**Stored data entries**
- Opening Delimiter -

+typedef __bf16 bf16x8 __attribute__((ext_vector_type(8)));
+typedef float f32x16 __attribute__((ext_vector_type(16)));
+
+union Frag {
+  bf16x8 v;
+  uint16_t e[8];
+  uint4 q;
+};
+
+__device__ __forceinline__ float bf16_to_f(uint16_t b) {
+  return __uint_as_float((uint32_t)b << 16);
+}
+
+__device__ __forceinline__ uint16_t f_to_bf16(float v) {
+  if (v != v) return 0x7FC0;
+  const uint32_t u = __float_as_uint(v);
+  return (uint16_t)((u + ((u >> 16) & 1u) + 0x7FFFu) >> 16);
+}
+
+__device__ __forceinline__ uint16_t bias_relu(uint16_t x, float b) {
+  const uint16_t t = f_to_bf16(bf16_to_f(x) + b);
+  const float f = bf16_to_f(t);
+  return (f != f) ? t : (uint16_t)(__float_as_uint(fmaxf(f, 0.f)) >> 16);
+}
+
+struct Geom {
+  int H, W, tiles_x, tiles_y, ntiles;
+};
+
+struct TilePos {
+  int n, y0, x0;
+};
+
+__device__ __forceinline__ TilePos tile_pos(int t, const Geom& g) {
+  TilePos p;
+  const int tx = t % g.tiles_x;
+  const int q = t / g.tiles_x;
+  const int ty = q % g.tiles_y;
+  p.n = q / g.tiles_y;
+  p.y0 = ty * FC_TH;
+  p.x0 = tx * FC_TW;
+  return p;
+}
+
+__device__ __forceinline__ void load_x_tile(const uint16_t* __restrict__ x,
+                                            const Geom& g, const TilePos& p,
+                                            uint16_t (&xr)[FC_XLOADS]) {
+#pragma unroll
+  for (int u = 0; u < FC_XLOADS; ++u) {
+    const int e = (int)threadIdx.x + u * FC_BLOCK;
+    xr[u] = 0;
+    if (e < FC_XTILE) {
+      const int ty = e / FC_XROW;
+      const int rem = e - ty * FC_XROW;
+      const int tx = rem / FC_CIN;
+      const int gy = p.y0 - 1 + ty, gx = p.x0 - 1 + tx;
+      if (gy >= 0 && gy < g.H && gx >= 0 && gx < g.W) {
+        const size_t pix = ((size_t)p.n * g.H + gy) * g.W + gx;
+        xr[u] = x[pix * FC_CIN + (rem - tx * FC_CIN)];
+      }
+    }
+  }
+}
+
+__device__ __forceinline__ void store_x_tile(uint16_t* xt,
+                                             const uint16_t (&xr)[FC_XLOADS]) {
+#pragma unroll
+  for (int u = 0; u < FC_XLOADS; ++u) {
+    const int e = (int)threadIdx.x + u * FC_BLOCK;
+    if (e < FC_XTILE) xt[e] = xr[u];
+  }
+}
+
+__device__ __forceinline__ int patch_off(int k) {
+  const int ky = k / 9;
+  return ky * FC_XROW + (k - ky * 9);
+}
+
+
+__global__ void __launch_bounds__(FC_BLOCK)
+first_conv_fwd_kernel(const uint16_t* __restrict__ x,
+                      const uint16_t* __restrict__ w, long ws0, long ws1,
+                      long ws2, long ws3, const uint16_t* __restrict__ bias,
+                      uint4* __restrict__ y, Geom g) {
+  __shared__ uint16_t xt[FC_XTILE];
+  __shared__ uint4 yt[FC_TH * FC_VEC_PER_ROW];
+
+  const int lane = threadIdx.x & 63, wave = threadIdx.x >> 6;
+  const int r = lane & 31, h = lane >> 5;
+
+  const int rc = (r & 0x13) | ((r & 4) << 1) | ((r & 8) >> 1);
+  Frag a[2][2];
+#pragma unroll
+  for (int s = 0; s < 2; ++s) {
+#pragma unroll
+    for (int j = 0; j < 8; ++j) {
+      const int k = 16 * s + 8 * h + j;
+      const bool in = k < FC_K;
+      const int ky = k / 9, kx = (k / 3) % 3, ci = k % 3;
+#pragma unroll
+      for (int mt = 0; mt < 2; ++mt) {
+        const long co = 32 * mt + rc;
+        a[mt][s].e[j] =
+            in ? w[co * ws0 + ci * ws1 + ky * ws2 + kx * ws3] : (uint16_t)0;
+      }
+    }
+  }
+  Frag b[4];
+#pragma unroll
+  for (int t = 0; t < 4; ++t) {
+#pragma unroll
+    for (int q = 0; q < 8; ++q)
+      b[t].e[q] = bias[32 * (t >> 1) + 16 * (t & 1) + 8 * h + q];
+  }
+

- Closing Delimiter -

**What is needed**
Copy each line of the data that contains the word "TilePos".

**Task response**
+struct TilePos {
+__device__ __forceinline__ TilePos tile_pos(int t, const Geom& g) {
+  TilePos p;
+                                            const Geom& g, const TilePos& p,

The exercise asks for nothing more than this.